A desenvolvedora garante que o estúdio trabalha em mais novidades nesse sentido, mas não dá detalhes.
História
O espaço para diversidade em The Sims é uma construção de mais de duas décadas — o primeiro sinal de apoio à população LGBT+ foi em 1999, um ano antes do lançamento do jogo.
Na época, durante a Electronic Entertainment Expo (E3), principal evento de games no mundo, uma prévia do game exibiu de forma não planejada um beijo lésbico, o que causou enorme barulho. Durante a demonstração, a inteligência artificial do game permitiu o beijo entre duas personagens, sem o aval da chefia da obra. Mesmo assim, a EA decidiu seguir com a ideia adiante, sem alterar o código do game.
Assim, The Sims abriu as portas para que muitos jogadores vivessem uma realidade "fora do armário" no mundo virtual.
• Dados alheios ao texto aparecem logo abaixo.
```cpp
#define CPE_ST_OK 0
#define CPE_ST_NO_REGION 1
#define CPE_ST_NO_SPOT 2
#define CPE_ST_NO_LINES 3
#define CPE_ST_EMPTY 4
#define CPE_ST_FEW_POINTS 5
#define CPE_ST_OVERFLOW 6
#define CPE_ST_SUBPIXEL_RAISED 7

CPE_API int32_t cpe_version(void);
CPE_API const char *cpe_last_error_string(void);

CPE_API void cpe_profile_enable(int32_t on);
CPE_API int32_t cpe_profile_report(char *csv, size_t cap);

CPE_API int32_t cpe_preprocess_batch(const uint8_t *gray, int32_t n, int32_t h, int32_t w, uint8_t *mask,
                             void *stream);

CPE_API int32_t cpe_debug_preprocess(const uint8_t *gray, int32_t n, int32_t h, int32_t w, uint8_t *mask, double *b,
                                     double *T, void *stream);

// ... 59 lines not shown
CPE_API int32_t cpe_bgr2gray_batch(const uint8_t *bgr, int32_t n, int32_t h, int32_t w, uint8_t *gray, void *stream);

#define CPE_PLANE_BINARY 0
#define CPE_PLANE_HMASK 1
#define CPE_PLANE_VMASK 2
#define CPE_PLANE_MASK_CONTOUR 3
#define CPE_PLANE_ROI_H 4
#define CPE_PLANE_ROI_V 5
#define CPE_PLANE_EXP_H 6
#define CPE_PLANE_EXP_V 7
#define CPE_PLANE_JOINTS 8
#define CPE_PLANE_STATE 9
#define CPE_PLANE_CLAHE 10
#define CPE_PLANE_BLUR19 11
#define CPE_PLANE_BLUR7 12
#define CPE_PLANE_SWEEP 14
CPE_API int32_t cpe_detect_workspace_plane(int32_t n, int32_t h, int32_t w, int32_t plane, size_t *offset,
                                           size_t *bytes_per_frame);

CPE_API int32_t cpe_debug_workspace_buffer(int32_t n, int32_t h, int32_t w, int32_t index, char *name_out, size_t name_cap,
                                           size_t *offset, size_t *bytes_per_frame, int32_t *overlay, int32_t *side,
                                           int32_t *public_plane);

#define CPE_PLANE_LABELS 13
CPE_API int32_t cpe_debug_ccl(const uint8_t *img, int32_t n, int32_t h, int32_t w, int32_t thr, int32_t invert,
                              int32_t conn8, int32_t count_mode, int32_t want_bbox, int32_t want_roots, void *ws,
                              size_t ws_bytes, void *stream);

#define CPE_MAXROOTS_DEBUG 262144
CPE_API int32_t cpe_debug_dark_labels(const uint8_t *img, int32_t n, int32_t h, int32_t w, int32_t thr, const int32_t *rect,
                                      int32_t path, void *ws, size_t ws_bytes, int32_t *lab, int32_t *cnt, int32_t *roots,
                                      int32_t *n_roots, void *stream);

CPE_API int32_t cpe_debug_external_components(const uint8_t *mask, int32_t n, int32_t h, int32_t w, void *ws, size_t ws_bytes,
                                              int32_t *first_px, int32_t cap, int32_t *count, void *stream);

CPE_API int32_t cpe_debug_clahe_planes(const uint8_t *gray, int32_t n, int32_t h, int32_t w, int32_t fused, void *ws, size_t ws_bytes,
                                       uint8_t *cl, uint32_t *planes, int32_t *buckets, int32_t *box, void *stream);

CPE_API int32_t cpe_debug_clahe_planes_bgr(const uint8_t *bgr, int32_t n, int32_t h, int32_t w, int32_t fused, void *ws,
                                           size_t ws_bytes, uint8_t *L, uint8_t *cl, uint32_t *planes, int32_t *buckets,
                                           int32_t *box, void *stream);

CPE_API int32_t cpe_debug_blob_region(const uint8_t *img, int32_t n, int32_t h, int32_t w, void *ws, size_t ws_bytes,
                                      float *kp, int32_t kp_cap, int32_t *n_kp, double *blobs, int32_t blob_cap,
                                      int32_t *n_blobs, void *stream);

CPE_API int32_t cpe_debug_masks(const uint8_t *binary, const uint8_t *gray, const uint8_t *mask_contour, const int32_t *rect,
                                const int32_t *region_status, int32_t n, int32_t h, int32_t w, int32_t target, void *ws,
                                size_t ws_bytes, void *stream);

CPE_API int32_t cpe_debug_lines(const uint8_t *exp_h, const uint8_t *exp_v, const int32_t *joints, const int32_t *n_joints,
                                const int32_t *rect, const int32_t *r0, const int32_t *stage_status, const uint8_t *g7,
                                const uint8_t *gray, int32_t n, int32_t h, int32_t w, const CpeDetectParams *params, void *ws,
                                size_t ws_bytes, double *xy, int32_t *id, int32_t *n_pts, double *center, int32_t *status,
                                void *stream);

CPE_API int32_t cpe_debug_region_hull(const uint8_t *img, int32_t n, int32_t h, int32_t w, int32_t mode, void *ws, size_t ws_bytes,
                                      void *stream);

#define CPE_MAXP 2048
#define CPE_FIT_TABLE_DIM 128

#define CPE_FIT_FLAG_FALLBACK 1
#define CPE_FIT_FLAG_OVERFLOW 2
#define CPE_FIT_MIN_POINTS 5
// ... 273 lines not shown
```

Measured before the change: 4106.

## Label whole 64x8 tile components locally in CCL init and skip intra-tile merges

The 64-bit word CCL init kernel now finds connected components inside each 64x8 tile with bitwise flood fill when the tile has few runs, and gives every pixel of a component the same label. The merge kernel can then skip vertical and diagonal union-find operations inside such tiles and only unites across tile edges, which reduces atomic union traffic. It adds register pressure and iterative fill loops in init, and adds a conn8 parameter plus a debug entry point.

```diff
diff --git a/cylinder-pose-estimation_amd/csrc/ccl.hip b/cylinder-pose-estimation_amd/csrc/ccl.hip
--- a/cylinder-pose-estimation_amd/csrc/ccl.hip
+++ b/cylinder-pose-estimation_amd/csrc/ccl.hip
@@ -193,8 +193,53 @@
     __device__ __forceinline__ unsigned colbits(int y8, int ya, int yb, int x) const { return ~b.colbits(y8, ya, yb, x) & 0xffu; }
 };
 
+
+__device__ __forceinline__ unsigned long long fill_runs(unsigned long long bg, unsigned long long f)
+{
+    f = (((bg + f) ^ bg) & bg) | f;
+    const unsigned long long rb = __brevll(bg), rf = __brevll(f);
+    return __brevll((((rb + rf) ^ rb) & rb) | rf);
+}
+__device__ __forceinline__ bool tile_spread(unsigned long long from, unsigned long long bg, unsigned long long &c, int conn8)
+{
+    unsigned long long s = conn8 ? (from | (from << 1) | (from >> 1)) : from;
+    s &= bg & ~c;
+    if (!s) return false;
+    c |= fill_runs(bg, s);
+    return true;
+}
+constexpr int CCL_TILE_RUNS = 24;
+__device__ __forceinline__ bool tile_is_local(const unsigned long long (&rows)[CCL_STRIP])
+{
+    int runs = 0;
+#pragma unroll
+    for (int k = 0; k < CCL_STRIP; k++) runs += __popcll(rows[k] & ~(rows[k] << 1));
+    return runs <= CCL_TILE_RUNS;
+}
+__device__ __forceinline__ unsigned row_mask8(int y8, int ya, int yb)
+{
+    return ya > yb ? 0u : (((2u << (yb - y8)) - 1u) & ~((1u << (ya - y8)) - 1u));
+}
+__device__ __forceinline__ void store_labels(int *Lrow, int a, int e, int label)
+{
+    int b = a;
+    while (b < e) {
+        if ((b & 3) == 0 && b + 4 <= e) { *reinterpret_cast<int4 *>(Lrow + b) = make_int4(label, label, label, label); b += 4; }
+        else { Lrow[b] = label; b++; }
+    }
+}
+__device__ __forceinline__ void store_row_labels(int *Lrow, unsigned long long m, int label)
+{
+    while (m) {
+        const unsigned long long low = m & (0ull - m), run = m & ~(m + low);
+        const int a = __ffsll((long long)low) - 1;
+        store_labels(Lrow, a, a + __popcll(run), label);
+        m &= ~run;
+    }
+}
+
 template <class SRC>
-__global__ __launch_bounds__(256) void k_ccl_init64(SRC src0, int h, int w,
+__global__ __launch_bounds__(256) void k_ccl_init64(SRC src0, int h, int w, int conn8,
                                                     const FrameState *__restrict__ st, Window win, int *__restrict__ L)
 {
     const int WW = (w + 63) >> 6, strips = (h + CCL_STRIP - 1) / CCL_STRIP;
@@ -215,31 +260,61 @@
     unsigned long long rows[CCL_STRIP], any = 0;
     src.strip(y8, ya, yb, x0, rows);
 #pragma unroll
-    for (int k = 0; k < CCL_STRIP; k++) any |= (y8 + k >= ya && y8 + k <= yb) ? rows[k] & cmask : 0ull;
+    for (int k = 0; k < CCL_STRIP; k++) { rows[k] = (y8 + k >= ya && y8 + k <= yb) ? rows[k] & cmask : 0ull; any |= rows[k]; }
+    if (!any) return;
     const unsigned lb = (hasL && (any & 1ull)) ? src.colbits(y8, ya, yb, x0 - 1) : 0u;
-#pragma unroll
-    for (int k = 0; k < CCL_STRIP; k++) {
-        const int y = y8 + k;
-        if (y < ya || y > yb) continue;
-        unsigned long long m = rows[k] & cmask;
-        if (!m) continue;
-        const int base = y * w + x0;
-        const bool cL = (m & 1ull) && ((lb >> k) & 1u);
-        while (m) {
-            const unsigned long long low = m & (0ull - m), run = m & ~(m + low);
-            const int a = __ffsll((long long)low) - 1, e = a + __popcll(run);
-            const int label = (a == 0 && cL) ? base - 1 : base + a;
-            int b = a;
-            while (b < e) {
-                if ((b & 3) == 0 && b + 4 <= e) { *reinterpret_cast<int4 *>(Lf + base + b) = make_int4(label, label, label, label); b += 4; }
-                else { Lf[base + b] = label; b++; }
-            }
-            m &= ~run;
-        }
-    }
-}
-
-template <class SRC>
+    if (!tile_is_local(rows)) {
+#pragma unroll
+        for (int k = 0; k < CCL_STRIP; k++) {
+            unsigned long long m = rows[k];
+            const int base = (y8 + k) * w + x0;
+            const bool cL = (m & 1ull) && ((lb >> k) & 1u);
+            while (m) {
+                const unsigned long long low = m & (0ull - m), run = m & ~(m + low);
+                const int a = __ffsll((long long)low) - 1;
+                store_labels(Lf + base, a, a + __popcll(run), (a == 0 && cL) ? base - 1 : base + a);
+                m &= ~run;
+            }
+        }
+        return;
+    }
+    for (;;) {
+        unsigned long long comp[CCL_STRIP];
+        int label = -1;
+#pragma unroll
+        for (int k = 0; k < CCL_STRIP; k++) {
+            comp[k] = 0ull;
+            if (label < 0 && rows[k]) {
+                const unsigned long long m = rows[k], low = m & (0ull - m);
+                const int base = (y8 + k) * w + x0;
+                comp[k] = m & ~(m + low);
+                label = ((low & 1ull) && ((lb >> k) & 1u)) ? base - 1 : base + __ffsll((long long)low) - 1;
+            }
+        }
+        if (label < 0) break;
+        for (bool down = true;; down = !down) {
+            bool grew = false;
+            if (down) {
+#pragma unroll
+                for (int k = 1; k < CCL_STRIP; k++) grew |= tile_spread(comp[k - 1], rows[k], comp[k], conn8);
+            } else {
+#pragma unroll
+                for (int k = CCL_STRIP - 2; k >= 0; k--) grew |= tile_spread(comp[k + 1], rows[k], comp[k], conn8);
+            }
+            if (!grew) break;
+        }
+#pragma unroll
+        for (int k = 0; k < CCL_STRIP; k++) rows[k] &= ~comp[k];
+        static_assert(CCL_STRIP == 8, "k_ccl_init64 stores the eight rows of a component one by one");
+        int *Lt = Lf + y8 * w + x0;
+        store_row_labels(Lt, comp[0], label);         store_row_labels(Lt + w, comp[1], label);
+        store_row_labels(Lt + 2 * w, comp[2], label); store_row_labels(Lt + 3 * w, comp[3], label);
+        store_row_labels(Lt + 4 * w, comp[4], label); store_row_labels(Lt + 5 * w, comp[5], label);
+        store_row_labels(Lt + 6 * w, comp[6], label); store_row_labels(Lt + 7 * w, comp[7], label);
+    }
+}
+
+template <class SRC, bool TILES>
 __global__ __launch_bounds__(256) void k_ccl_merge64(SRC src0, int h, int w,
                                                      int conn8, const FrameState *__restrict__ st, Window win,
                                                      int *__restrict__ L)
@@ -252,43 +327,46 @@
     const Rect r = window_rect(st, f, win, h, w);
     const int x0 = j * 64;
     if (r.x1 < r.x0 || x0 > r.x1 || x0 + 63 < r.x0) return;
-    const int ya = max(sy * CCL_STRIP, r.y0 + 1), yb = min(sy * CCL_STRIP + CCL_STRIP - 1, r.y1);
+    const int y8 = sy * CCL_STRIP;
+    const int ya = max(y8, r.y0), yb = min(y8 + CCL_STRIP - 1, r.y1);
     if (ya > yb) return;
     const size_t N = (size_t)h * w;
     const SRC src = src0.frame(f, h);
     int *Lf = L + f * N;
     const unsigned long long cmask = col_mask64(x0, r.x0, r.x1);
     const bool hasL = x0 - 1 >= r.x0, hasR = x0 + 64 <= r.x1;
-    const int y8 = sy * CCL_STRIP;
     unsigned long long rows[CCL_STRIP], any = 0;
-    src.strip(y8, ya - 1, yb, x0, rows);
-#pragma unroll
-    for (int k = 0; k < CCL_STRIP; k++) any |= (y8 + k >= ya - 1 && y8 + k <= yb) ? rows[k] & cmask : 0ull;
-    const unsigned lb = (hasL && (any & 1ull)) ? src.colbits(y8, ya - 1, yb, x0 - 1) : 0u;
-    const unsigned rb = (hasR && (any >> 63)) ? src.colbits(y8, ya - 1, yb, x0 + 64) : 0u;
+    src.strip(y8, ya, yb, x0, rows);
+#pragma unroll
+    for (int k = 0; k < CCL_STRIP; k++) { rows[k] = (y8 + k >= ya && y8 + k <= yb) ? rows[k] & cmask : 0ull; any |= rows[k]; }
+    if (!any) return;
+    const unsigned rm = row_mask8(y8, ya, yb);
+    const unsigned lb = (hasL && (any & 1ull)) ? src.colbits(y8, ya, yb, x0 - 1) & rm : 0u;
+    const unsigned rb = (hasR && (any >> 63)) ? src.colbits(y8, ya, yb, x0 + 64) & rm : 0u;
     unsigned long long A = 0, aL = 0, aR = 0;
-    if (ya == y8) {
-        A = src.pack(ya - 1, x0) & cmask;
-        aL = (hasL && src.px(ya - 1, x0 - 1)) ? 1ull : 0ull; aR = (hasR && src.px(ya - 1, x0 + 64)) ? 1ull : 0ull;
-    }
+    if (y8 - 1 >= r.y0 && rows[0]) {
+        A = src.pack(y8 - 1, x0) & cmask;
+        aL = (hasL && (rows[0] & 1ull) && src.px(y8 - 1, x0 - 1)) ? 1ull : 0ull;
+        aR = (hasR && (rows[0] >> 63) && src.px(y8 - 1, x0 + 64)) ? 1ull : 0ull;
+    }
+    const bool local = TILES && tile_is_local(rows);
 #pragma unroll
     for (int k = 0; k < CCL_STRIP; k++) {
-        const int y = y8 + k;
-        if (y < ya - 1 || y > yb) continue;
-        const unsigned long long C = rows[k] & cmask;
+        const unsigned long long C = rows[k];
         const unsigned long long cL = (lb >> k) & 1u, cR = (rb >> k) & 1u;
-        if (y == ya - 1) { A = C; aL = cL; aR = cR; continue; }
         if (C) {
+            const bool edges = local && k > 0;
             const unsigned long long Cs = (C << 1) | cL, As = (A << 1) | aL;
-            const int base = y * w + x0;
-            unsigned long long m = C & A & ~(Cs & As);
+            const int base = (y8 + k) * w + x0;
+            unsigned long long m = edges ? 0ull : C & A & ~(Cs & As);
             while (m) { const int b = __ffsll((long long)m) - 1; m &= m - 1; uf_unite(Lf, base + b, base + b - w); }
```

— Era um mundo paralelo para mim — conta o diretor de arte Elvis Couto, 31, criador do portal Cidade dos Sims, dedicado a notícias sobre a franquia:
— O jogo era um escape — diz ele, que é gay e cita episódios em que não se sentia confortável para falar da própria orientação sexual com amigos e parentes durante a juventude.
Segundo a pesquisadora Beatriz Blanco, membro do laboratório Cultpop, há também outro motivo para esse público mais diverso: a plataforma.
No início dos anos 2000, a indústria focava a venda de consoles (como PlayStation e GameBoy) no público masculino, enquanto jogos para PCs dedicavam-se a um público mais infantil ou feminino.
— Com The Sims, isso formou uma comunidade não tão centrada na masculinidade heterossexual e cisgênero como em outros nichos — explica.
Assim, os fãs de The Sims acreditam que podem estar imunes ao preconceito no ambiente digital.
— Não tem como ser um jogador preconceituoso de The Sims. A comunidade se defende — diz Couto.
Influência
A influência de The Sims no resto da indústria em termos de representatividade se tornou inevitável. Os últimos anos foram marcados por avanços, com diferentes títulos inserindo personagens de origens e cores variadas.
O maior deles, talvez, seja The Last of Us: parte 2, um dos principais games dos últimos anos. Apresentado para PlayStation 4, a história traz Ellie acompanhada da namorada, Dina, durante a busca da protagonista por vingança.
O valor da franquia de simulação de vida, no entanto, é histórico.
— Sempre ouço de jogadores mais novos que dizem que The Sims foi a única mídia onde se viram representados. E isso é uma história poderosa — diz a Jessica.
As informações são do jornal O Estado de S. Paulo.